Вскоре у постели больной появился Тугендхольд. Карсавина пожаловалась ему на дурной вкус Елисея.
— Религия здесь ни при чем, — сказал Яков Александрович. — Возьмем иконы гениального Андрея Рублева. Почему они доставляют нам эстетическое наслаждения?
— Нам?
— Да, нам. Я, например, убежденный атеист, но когда я вхожу в мир Андрея Рублева, я становлюсь чище, лучше, мне хочется делать хорошее: все для людей, ничего для себя.

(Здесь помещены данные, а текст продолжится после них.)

@@ -146,5 +208,9 @@
 }
 BlobSel sphx_blob_sel(sphx_ctx* ctx, int part);
 
-int sphx_blob_grid(sphx_ctx* ctx, int nblk);
+int sphx_blob_grid(sphx_ctx* ctx, int nblk, int wgs);
+static inline int sphx_pass_slots(const sphx_ctx* ctx, int cap) {
+    const int q = ctx->blob_pass_slots < 1 ? 1 : ctx->blob_pass_slots;
+    return q < cap ? q : cap;
+}
 int sphx_lds_opt_in(sphx_ctx* ctx, const void* kernel, size_t bytes);
diff --git a/sph-code_amd/csrc/sphx_blob.hip b/sph-code_amd/csrc/sphx_blob.hip
--- a/sph-code_amd/csrc/sphx_blob.hip
+++ b/sph-code_amd/csrc/sphx_blob.hip
@@ -187,19 +187,43 @@
     }
     HIPCHK(hipGetLastError());
     ctx->blob_lists = true;
+    ctx->blob_nblk = nblk;
     return SPHX_OK;
 }
 
-template <bool FAST, bool CLIP>
-__device__ __forceinline__ void density_batch(DensAcc& a, double (&wout)[NB], const unsigned (&sl)[NB], const double2* img,
+extern "C" int sphx_blob_distinct_counts(sphx_ctx* ctx, int64_t cap, int32_t* counts, int64_t* nblk_out) {
+    if (!ctx || !nblk_out || (cap > 0 && !counts)) return SPHX_E_ARG;
+    if (!ctx->blob_lists || ctx->blob_nblk < 1)
+        return sphx_set_err(ctx, SPHX_E_STATE, "sphx_blob_distinct_counts: no slot lists (LDS passes off, or no search yet)");
+    const int64_t nblk = ctx->blob_nblk;
+    *nblk_out = nblk;
+    const int64_t m = cap < nblk ? cap : nblk;
+    if (m < 1) return SPHX_OK;
+    int* host = (int*)malloc((size_t)m * BLOB_S * sizeof(int));
+    if (!host) return sphx_set_err(ctx, SPHX_E_NOMEM, "sphx_blob_distinct_counts: out of host memory");
+    HIPCHK(hipSetDevice(ctx->device));
+    hipError_t e = hipMemcpyAsync(host, ctx->uniq.as<int>(), (size_t)m * BLOB_S * sizeof(int), hipMemcpyDeviceToHost, ctx->stream);
+    if (e == hipSuccess) e = hipStreamSynchronize(ctx->stream);
+    if (e != hipSuccess) { free(host); HIPCHK(e); }
+    for (int64_t b = 0; b < m; ++b) {
+        int c = 0;
+        while (c < BLOB_S && host[b * BLOB_S + c] >= 0) ++c;
+        counts[b] = c;
+    }
+    free(host);
+    return SPHX_OK;
+}
+
+template <bool FAST, bool CLIP, int CAP>
+__device__ __forceinline__ void density_batch(DensAcc& a, double (&wout)[NB], const unsigned (&sl)[NB], unsigned cap, const double2* img,
                                               const RecA* __restrict__ rec, const int* __restrict__ nbr,
                                               size_t col0, size_t colstep, double xr, double yr, double zr,
                                               double hi2, double ci, double Ai) {
     Q4 q0b[NB], q1b[NB];
 #pragma unroll
     for (int u = 0; u < NB; ++u) {
-        if (FAST || sl[u] < SLOT_OVER) { q0b[u] = lload4(img, (int)sl[u], 0); q1b[u] = lload4(img, (int)sl[u], 1); }
-        else if (sl[u] == SLOT_OVER) {
+        if (FAST || sl[u] < cap) { q0b[u] = lload4<CAP>(img, (int)sl[u], 0); q1b[u] = lload4<CAP>(img, (int)sl[u], 1); }
+        else if (sl[u] != SLOT_NONE) {
             const double* q = reinterpret_cast<const double*>(&rec[nbr[col0 + u * colstep]]);
             q0b[u] = gload4(q); q1b[u] = gload4(q + 4);
         } else { q0b[u] = Q4{xr, yr, zr, 0.0}; q1b[u] = Q4{0.0, 0.0, 0.0, 0.0}; }
@@ -213,52 +237,48 @@
     }
 }
 
-__global__ __launch_bounds__(PASS_T, PASS_MINW) void blob_density_kernel(int n, int npad, int k, int nblk,
+__global__ __launch_bounds__(PASS_T, PASS_MINW_OF(DENS_WGS)) void blob_density_kernel(int n, int npad, int k, int nblk,
                                                               const int* __restrict__ nbr,
                                                               const u16* __restrict__ slot16,
                                                               const int* __restrict__ uniq,
-                                                              const int* __restrict__ qorder, int clip,
+                                                              const int* __restrict__ qorder, int cap, int clip,
                                                               const int* __restrict__ omap, int n_active,
                                                               const RecA* __restrict__ rec, double* rho_s,
                                                               double* rho, double* rhod, double* nden, double* G,
                                                               double* ha, BlobSel sel) {
     extern __shared__ double2 img[];
-    u16* tile = reinterpret_cast<u16*>(img + 4 * BLOB_S);
     const int t = threadIdx.x / LPP, half = threadIdx.x & (LPP - 1);
+    const unsigned ucap = (unsigned)cap;
     const int nsel = blob_sel_count(sel, nblk);
     for (int bi = blockIdx.x; bi < nsel; bi += gridDim.x) {
         const int b = blob_sel_at(sel, bi, nsel);
         const int p = b * BLOB_P + t;
         const int i = (p < n) ? qorder[p] : 0;
-        stage<0>(img, nullptr, tile, rec, nullptr, 0, nullptr, 0, uniq + (size_t)b * BLOB_S, slot16, npad, k, b);
+        SlotRegs sr;
+        unsigned sl0;
+        load_slot_regs(sr, sl0, slot16, npad, k, p, half, p < n);
+        stage<0, DENS_S>(img, nullptr, rec, nullptr, 0, nullptr, 0, uniq + (size_t)b * BLOB_S, cap);
         const double* self = reinterpret_cast<const double*>(&rec[i]);
         const Q4 s0 = gload4(self), s1 = gload4(self + 4);
         const int o = (p < n) ? (omap ? omap[i] : i) : 0x7FFFFFFF;
         __syncthreads();
         if (o < n_active) {
             double xr = s0.a, yr = s0.b, zr = s0.c;
-            {
-                const unsigned sl0 = tile[t];
-                if (sl0 < SLOT_OVER) { const Q4 r = lload4(img, (int)sl0, 0); xr = r.a; yr = r.b; zr = r.c; }
-                else if (sl0 == SLOT_OVER) { const int j0 = nbr[p]; xr = rec[j0].x; yr = rec[j0].y; zr = rec[j0].z; }
-            }
+            if (sl0 < ucap) { const Q4 r = lload4<DENS_S>(img, (int)sl0, 0); xr = r.a; yr = r.b; zr = r.c; }
+            else if (sl0 != SLOT_NONE) { const int j0 = nbr[p]; xr = rec[j0].x; yr = rec[j0].y; zr = rec[j0].z; }
             const double hi2 = s0.d, ci = -6.0 * s1.a, Ai = s1.c;
             DensAcc a{0.0, 0.0, 0.0, 0.0, 0.0, 0.0};
             const int nm = KPAD(k) / LPP;
-            unsigned sl[NB];
-            load_slots(sl, tile, 0, half, t);
             for (int m0 = 0; m0 < nm; m0 += NB) {
                 unsigned cur[NB];
-#pragma unroll
-                for (int u = 0; u < NB; ++u) cur[u] = sl[u];
-                if (m0 + NB < nm) load_slots(sl, tile, m0 + NB, half, t);
+                next_slots(cur, sr);
                 const size_t col0 = (size_t)(LPP * m0 + half) * npad + p;
-                const bool fast = all_staged(cur);
+                const bool fast = all_staged(cur, ucap);
                 double wo[NB];
-                if (fast && !clip) density_batch<true, false>(a, wo, cur, img, rec, nbr, col0, LPP * (size_t)npad, xr, yr, zr, hi2, ci, Ai);
-                else if (fast) density_batch<true, true>(a, wo, cur, img, rec, nbr, col0, LPP * (size_t)npad, xr, yr, zr, hi2, ci, Ai);
-                else if (!clip) density_batch<false, false>(a, wo, cur, img, rec, nbr, col0, LPP * (size_t)npad, xr, yr, zr, hi2, ci, Ai);
-                else density_batch<false, true>(a, wo, cur, img, rec, nbr, col0, LPP * (size_t)npad, xr, yr, zr, hi2, ci, Ai);
+                if (fast && !clip) density_batch<true, false, DENS_S>(a, wo, cur, ucap, img, rec, nbr, col0, LPP * (size_t)npad, xr, yr, zr, hi2, ci, Ai);
+                else if (fast) density_batch<true, true, DENS_S>(a, wo, cur, ucap, img, rec, nbr, col0, LPP * (size_t)npad, xr, yr, zr, hi2, ci, Ai);
+                else if (!clip) density_batch<false, false, DENS_S>(a, wo, cur, ucap, img, rec, nbr, col0, LPP * (size_t)npad, xr, yr, zr, hi2, ci, Ai);
+                else density_batch<false, true, DENS_S>(a, wo, cur, ucap, img, rec, nbr, col0, LPP * (size_t)npad, xr, yr, zr, hi2, ci, Ai);
             }
             const double s_rho = group_total(a.rho), s_rd = group_total(a.rd), s_n = group_total(a.n);
             const double gx = group_total(a.gx), gy = group_total(a.gy), gz = group_total(a.gz);
@@ -275,8 +295,8 @@
     }
 }
 
-template <bool FAST>
-__device__ __forceinline__ void pi_batch(double& s_pi, double& maxrel, const unsigned (&sl)[NB], const double2* img,
+template <bool FAST, int CAP>
+__device__ __forceinline__ void pi_batch(double& s_pi, double& maxrel, const unsigned (&sl)[NB], unsigned cap, const double2* img,
                                          const double* lrho, const RecB* __restrict__ recb,
                                          const double* __restrict__ rho_s, const int* __restrict__ nbr, size_t col0,
                                          size_t colstep, const Q4& r0, const Q4& rv, double rho_i, double cs_i) {
@@ -284,10 +304,10 @@
     double rhob[NB];
 #pragma unroll
     for (int u = 0; u < NB; ++u) {
-        if (FAST || sl[u] < SLOT_OVER) {
-            q0b[u] = lload4(img, (int)sl[u], 0); qvb[u] = lload4(img, (int)sl[u], 1);
+        if (FAST || sl[u] < cap) {
+            q0b[u] = lload4<CAP>(img, (int)sl[u], 0); qvb[u] = lload4<CAP>(img, (int)sl[u], 1);
             rhob[u] = lrho[sl[u]];
-        } else if (sl[u] == SLOT_OVER) {
+        } else if (sl[u] != SLOT_NONE) {
             const int jj = nbr[col0 + u * colstep];
             const double* qb = reinterpret_cast<const double*>(&recb[jj]);
             q0b[u] = gload4(qb); qvb[u] = gload4(qb + 4);
@@ -304,27 +324,30 @@
     }
 }
 
-__global__ __launch_bounds__(PASS_T, PASS_MINW) void blob_pi_kernel(int n, int npad, int k, int nblk,
+__global__ __launch_bounds__(PASS_T, PASS_MINW_OF(PI_WGS)) void blob_pi_kernel(int n, int npad, int k, int nblk,
                                                          const int* __restrict__ nbr,
                                                          const u16* __restrict__ slot16,
                                                          const int* __restrict__ uniq,
-                                                         const int* __restrict__ qorder,
+                                                         const int* __restrict__ qorder, int cap,
                                                          const int* __restrict__ omap, int n_active,
                                                          const RecB* __restrict__ recb,
                                                          const double* __restrict__ rho_s,
                                                          const RecSelf* __restrict__ selfr, RecBC* bc, double* Pi,
                                                          double* BwOut, u64* ct_bits, BlobSel sel) {
     extern __shared__ double2 img[];
-    double* lrho = reinterpret_cast<double*>(img + 4 * BLOB_S);
-    u16* tile = reinterpret_cast<u16*>(lrho + BLOB_S);
+    double* lrho = reinterpret_cast<double*>(img + 4 * PI_S);
     const int t = threadIdx.x / LPP, half = threadIdx.x & (LPP - 1);
+    const unsigned ucap = (unsigned)cap;
     u64 my_ct = SPHX_CT_NONE;
     const int nsel = blob_sel_count(sel, nblk);
     for (int bi = blockIdx.x; bi < nsel; bi += gridDim.x) {
         const int b = blob_sel_at(sel, bi, nsel);
         const int p = b * BLOB_P + t;
         const int i = (p < n) ? qorder[p] : 0;
-        stage<1>(img, lrho, tile, recb, rho_s, 1, nullptr, 0, uniq + (size_t)b * BLOB_S, slot16, npad, k, b);
+        SlotRegs sr;
+        unsigned sl0;
+        load_slot_regs(sr, sl0, slot16, npad, k, p, half, p < n);
+        stage<1, PI_S>(img, lrho, recb, rho_s, 1, nullptr, 0, uniq + (size_t)b * BLOB_S, cap);
         const RecSelf sf = selfr[i];
         const double rho_i = rho_s[i];
         const double* selfq = reinterpret_cast<const double*>(&recb[i]);
@@ -333,29 +356,22 @@
         __syncthreads();
         if (o < n_active) {
             Q4 r0 = self0, rv = selfv;
-            {
-                const unsigned sl0 = tile[t];
-                if (sl0 < SLOT_OVER) { r0 = lload4(img, (int)sl0, 0); rv = lload4(img, (int)sl0, 1); }
-                else if (sl0 == SLOT_OVER) {
-                    const double* rq = reinterpret_cast<const double*>(&recb[nbr[p]]);
-                    r0 = gload4(rq); rv = gload4(rq + 4);
-                }
+            if (sl0 < ucap) { r0 = lload4<PI_S>(img, (int)sl0, 0); rv = lload4<PI_S>(img, (int)sl0, 1); }
+            else if (sl0 != SLOT_NONE) {
+                const double* rq = reinterpret_cast<const double*>(&recb[nbr[p]]);
+                r0 = gload4(rq); rv = gload4(rq + 4);
             }
             const double cs_i = sf.csi, ms_i = sf.mg, h_i = sf.h;
             double s_pi = 0.0, maxrel = 0.0;
             const int nm = KPAD(k) / LPP;
-            unsigned sl[NB];
-            load_slots(sl, tile, 0, half, t);
             for (int m0 = 0; m0 < nm; m0 += NB) {
                 unsigned cur[NB];
-#pragma unroll
-                for (int u = 0; u < NB; ++u) cur[u] = sl[u];
-                if (m0 + NB < nm) load_slots(sl, tile, m0 + NB, half, t);
+                next_slots(cur, sr);
                 const size_t col0 = (size_t)(LPP * m0 + half) * npad + p;
-                if (all_staged(cur))
-                    pi_batch<true>(s_pi, maxrel, cur, img, lrho, recb, rho_s, nbr, col0, LPP * (size_t)npad, r0, rv, rho_i, cs_i);
+                if (all_staged(cur, ucap))
+                    pi_batch<true, PI_S>(s_pi, maxrel, cur, ucap, img, lrho, recb, rho_s, nbr, col0, LPP * (size_t)npad, r0, rv, rho_i, cs_i);
                 else
-                    pi_batch<false>(s_pi, maxrel, cur, img, lrho, recb, rho_s, nbr, col0, LPP * (size_t)npad, r0, rv, rho_i, cs_i);
+                    pi_batch<false, PI_S>(s_pi, maxrel, cur, ucap, img, lrho, recb, rho_s, nbr, col0, LPP * (size_t)npad, r0, rv, rho_i, cs_i);
             }
             s_pi = group_total(s_pi);
             maxrel = group_max(maxrel);
@@ -375,8 +391,8 @@
     block_min_vote<PASS_T>(my_ct, ct_bits);
 }
 
-template <bool FAST, bool CLIP>
-__device__ __forceinline__ void visc_batch(ViscAcc& a, const unsigned (&sl)[NB], const double2* img,
+template <bool FAST, bool CLIP, int CAP>
+__device__ __forceinline__ void visc_batch(ViscAcc& a, const unsigned (&sl)[NB], unsigned cap, const double2* img,
                                            const double* lc1, const RecB* __restrict__ recb,
                                            const RecBC* __restrict__ bc, const int* __restrict__ nbr, size_t col0,
                                            size_t colstep, const Q4& r0, const Q4& rv, double hi2, double ci,
@@ -385,10 +401,10 @@
     double c1b[NB];
 #pragma unroll
     for (int u = 0; u < NB; ++u) {
-        if (FAST || sl[u] < SLOT_OVER) {
-            q0b[u] = lload4(img, (int)sl[u], 0); qvb[u] = lload4(img, (int)sl[u], 1);
+        if (FAST || sl[u] < cap) {
+            q0b[u] = lload4<CAP>(img, (int)sl[u], 0); qvb[u] = lload4<CAP>(img, (int)sl[u], 1);
             c1b[u] = lc1[sl[u]];
-        } else if (sl[u] == SLOT_OVER) {
+        } else if (sl[u] != SLOT_NONE) {
             const int jj = nbr[col0 + u * colstep];
             const double* qb = reinterpret_cast<const double*>(&recb[jj]);
             q0b[u] = gload4(qb); qvb[u] = gload4(qb + 4);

— Я Рублева знаю только по репродукциям, — неопределенно ответил Леська.
— Рублев, несомненно, человек глубоко верующий. Но вера его в бога это прежде всего вера в добро. Она достигла в нем такого напряжения, что действует на нас до сих пор и совершенно затмевает поповскую идею триипостасного божества и прочей нелепицы. От икон Рублева нам остается только легенда, и мы представляем себе Евангелие таким, каково оно и есть на самом деле: шедевром изящной литературы, как «Слово о полку Игореве» или «Калевала». Таковы же, если вдуматься, стихи Александра Блока.
— Не повторяйте имя Блока нашего всуе! — сказала, улыбаясь, Карсавина. — Этот юноша очень ревнует меня к нему.
— Вот как! И он имеет на это право?
— Все права во всех смыслах, — твердо ответила Алла Ярославна.
— Завидую! — воскликнул Тугендхольд. — Завидую от всего сердца.
И тут же начал прощаться.
— Надеюсь, вы еще заглянете ко мне?
— Может ли художник пройти мимо златокудрых венецианок Тициана?
Когда Елисей навестил Тугендхольда, Яков Александрович принял его сухо. Не то чтобы он влюбился в Ярославну и ревновал ее к Леське, но ему было неприятно, что такая во всех отношениях блестящая женщина приблизила к себе такого заурядного парня.
— Не нужен ли вам натурщик, Яков Александрович?
— Вы имеете в виду себя?
— Да.
— У меня уже есть натура: это Карсавина. Я думаю писать Леду, к которой в виде лебедя слетает Зевс.
— Кажется, такой сюжет уже кем-то использован...
— Не кем-то, а целым рядом великих мастеров: Леонардо да Винчи, Корреджо, Веронезе, Тинторетто.
— Вы хотите с ними состязаться? — вежливо, но упавшим голосом спросил Леська.
— Ничуть. Все, что я рисую или пишу, я делаю только для того, чтобы глубже понимать искусство живописи.
Елисей вышел из отеля и увидел у парадных дверей бричку, запряженную двумя серыми в яблоках. Кони показались ему знакомыми. Возница сидел, свесив ноги на улицу, и очарованно всматривался в пляж.
— Пантюшка!
— А! Елисей!
— Кого привез?
— Барышню Гунду.
Елисей подозрительно взглянул на Пантюшку и, не прощаясь, взбежал на второй этаж. Действительно, Гунда была у Карсавиной.
— Лесик! Эта девочка утверждает, будто ты ее жених.
— Я? Жених?
— Да, — сказала Гунда. —Ты обещал ждать меня два года, а когда мне исполнится семнадцать лет, мы поженимся.